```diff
@@ -663,9 +662,11 @@
     if (pl.njobs < 0) return SGLM_OK;
     sp.Hb = pl.split ? a.Hb : nullptr;
     sp.smin = a.smin;
-    sp.nh = NH;
-    sp.MB = MB;
-    sp.NN = NN;
+    static_assert((NH & (NH - 1)) == 0 && (MB & (MB - 1)) == 0 && (NN & (NN - 1)) == 0,
+                  "LagwSplit's shift counts");
+    sp.nh_sh = __builtin_ctz(NH);
+    sp.MB_sh = __builtin_ctz(MB);
+    sp.NN_sh = __builtin_ctz(NN);
     sp.Gm = a.Gm;
     sp.nf = a.nf;
     sp.wsh = a.wsh;
@@ -731,7 +732,8 @@
 }
 
 static size_t lagw_hb_off(int32_t nraw, int32_t K, int32_t nf) {
-    return ((size_t)(8 * lagw_wlen(nraw, K, nf) * 2) + (size_t)nf * kLwRed * 4 + 255) / 256 * 256;
+    return ((size_t)(kLwCopies * lagw_wlen(nraw, K, nf) * 2) + (size_t)nf * kLwRed * 4 + 255) /
+           256 * 256;
 }
 
 extern "C" size_t sglm_lag_gram_w_work_bytes(int32_t nraw, int32_t K, int32_t nf, int32_t P) {
@@ -747,7 +749,8 @@
     if (nf <= 0) return SGLM_OK;
     const int p = pones;
     if (!R || !occ || !ev_off || !shifts || !bidx || !W || !fits || !H || !work || m < 1 ||
-        m > 63 || K < 1 || smax - smin + 1 != K || p < K * m || p + 1 > P || n < 0 || ld < n) {
+        m > 63 || K < 1 || smax - smin + 1 != K || p < K * m || p + 1 > P || n < 0 || ld < n ||
+        ((uintptr_t)work & 15)) {
         set_error("sglm_lag_gram_w: bad args (m=%d K=%d P=%d)", m, K, P);
         return SGLM_EINVAL;
     }
@@ -761,8 +764,10 @@
     LagW2Args b{};
     b.wlen = wlen;
     b.Wt = (const uint16_t*)work;
-    lag_gram_w_prep<<<dim3(1024, 8), 256, 0, s>>>(W, ld, n, fits, nf, row0, smin, b.wlen,
-                                                  lagw_zrow(nraw, K), (uint16_t*)work);
+    float* part = (float*)((uint16_t*)work + kLwCopies * b.wlen);
+    const int nprep = (int)((b.wlen / 8 + 255) / 256);
+    lag_gram_w_prep<<<dim3((unsigned)(nprep + nf * kLwRed)), 256, 0, s>>>(
+        W, ld, n, fits, nf, row0, smin, b.wlen, lagw_zrow(nraw, K), (uint16_t*)work, nprep, part);
     {
         const int st0 = check_launch("lag_gram_w_prep");
         if (st0) return st0;
@@ -771,8 +776,6 @@
     b.fits = fits; b.H = H; b.nf = nf; b.P = P; b.p = p; b.m = m; b.K = K;
     b.smin = smin; b.smax = smax; b.layout = layout; b.nraw = nraw;
     b.D = K;
-    float* part = (float*)((uint16_t*)work + 8 * b.wlen);
-    lag_gram_w_part<<<dim3(kLwRed, (unsigned)nf), 256, 0, s>>>(W, ld, n, fits, part);
     b.Hb = (float*)((char*)work + lagw_hb_off(nraw, K, nf));
     const bool two = m + 1 > 32;
     LagwSplit sp{};
@@ -783,9 +786,8 @@
     if (st) return st;
     const int T = P / 64;
     lag_gram_w_sym<<<dim3((unsigned)(T * (T + 1) / 2), (unsigned)nf), 256, 0, s>>>(
-        H, fits, P, p, m, K, layout, shifts, sp);
-    lag_gram_w_aux<<<dim3(1, (unsigned)nf), 256, 0, s>>>(part, fits, H, P, p);
-    return check_launch("lag_gram_w_aux");
+        H, fits, P, p, m, K, layout, shifts, part, sp);
+    return check_launch("lag_gram_w_sym");
 }
 
 extern "C" int sglm_lag_gram_w_timing(int32_t mode, double* ms, int32_t* n) {
```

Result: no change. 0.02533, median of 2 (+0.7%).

────────────────────────────────────────

Required work: Please copy each entry. Leave nothing out.

Worked solution:
```diff
@@ -663,9 +662,11 @@
     if (pl.njobs < 0) return SGLM_OK;
     sp.Hb = pl.split ? a.Hb : nullptr;
     sp.smin = a.smin;
-    sp.nh = NH;
-    sp.MB = MB;
-    sp.NN = NN;
+    static_assert((NH & (NH - 1)) == 0 && (MB & (MB - 1)) == 0 && (NN & (NN - 1)) == 0,
+                  "LagwSplit's shift counts");
+    sp.nh_sh = __builtin_ctz(NH);
+    sp.MB_sh = __builtin_ctz(MB);
+    sp.NN_sh = __builtin_ctz(NN);
     sp.Gm = a.Gm;
     sp.nf = a.nf;
     sp.wsh = a.wsh;
@@ -731,7 +732,8 @@
 }
 
 static size_t lagw_hb_off(int32_t nraw, int32_t K, int32_t nf) {
-    return ((size_t)(8 * lagw_wlen(nraw, K, nf) * 2) + (size_t)nf * kLwRed * 4 + 255) / 256 * 256;
+    return ((size_t)(kLwCopies * lagw_wlen(nraw, K, nf) * 2) + (size_t)nf * kLwRed * 4 + 255) /
+           256 * 256;
 }
 
 extern "C" size_t sglm_lag_gram_w_work_bytes(int32_t nraw, int32_t K, int32_t nf, int32_t P) {
@@ -747,7 +749,8 @@
     if (nf <= 0) return SGLM_OK;
     const int p = pones;
     if (!R || !occ || !ev_off || !shifts || !bidx || !W || !fits || !H || !work || m < 1 ||
-        m > 63 || K < 1 || smax - smin + 1 != K || p < K * m || p + 1 > P || n < 0 || ld < n) {
+        m > 63 || K < 1 || smax - smin + 1 != K || p < K * m || p + 1 > P || n < 0 || ld < n ||
+        ((uintptr_t)work & 15)) {
         set_error("sglm_lag_gram_w: bad args (m=%d K=%d P=%d)", m, K, P);
         return SGLM_EINVAL;
     }
@@ -761,8 +764,10 @@
     LagW2Args b{};
     b.wlen = wlen;
     b.Wt = (const uint16_t*)work;
-    lag_gram_w_prep<<<dim3(1024, 8), 256, 0, s>>>(W, ld, n, fits, nf, row0, smin, b.wlen,
-                                                  lagw_zrow(nraw, K), (uint16_t*)work);
+    float* part = (float*)((uint16_t*)work + kLwCopies * b.wlen);
+    const int nprep = (int)((b.wlen / 8 + 255) / 256);
+    lag_gram_w_prep<<<dim3((unsigned)(nprep + nf * kLwRed)), 256, 0, s>>>(
+        W, ld, n, fits, nf, row0, smin, b.wlen, lagw_zrow(nraw, K), (uint16_t*)work, nprep, part);
     {
         const int st0 = check_launch("lag_gram_w_prep");
         if (st0) return st0;
@@ -771,8 +776,6 @@
     b.fits = fits; b.H = H; b.nf = nf; b.P = P; b.p = p; b.m = m; b.K = K;
     b.smin = smin; b.smax = smax; b.layout = layout; b.nraw = nraw;
     b.D = K;
-    float* part = (float*)((uint16_t*)work + 8 * b.wlen);
-    lag_gram_w_part<<<dim3(kLwRed, (unsigned)nf), 256, 0, s>>>(W, ld, n, fits, part);
     b.Hb = (float*)((char*)work + lagw_hb_off(nraw, K, nf));
     const bool two = m + 1 > 32;
     LagwSplit sp{};
@@ -783,9 +786,8 @@
     if (st) return st;
     const int T = P / 64;
     lag_gram_w_sym<<<dim3((unsigned)(T * (T + 1) / 2), (unsigned)nf), 256, 0, s>>>(
-        H, fits, P, p, m, K, layout, shifts, sp);
-    lag_gram_w_aux<<<dim3(1, (unsigned)nf), 256, 0, s>>>(part, fits, H, P, p);
-    return check_launch("lag_gram_w_aux");
+        H, fits, P, p, m, K, layout, shifts, part, sp);
+    return check_launch("lag_gram_w_sym");
 }
 
 extern "C" int sglm_lag_gram_w_timing(int32_t mode, double* ms, int32_t* n) {
```

Result: no change. 0.02533, median of 2 (+0.7%).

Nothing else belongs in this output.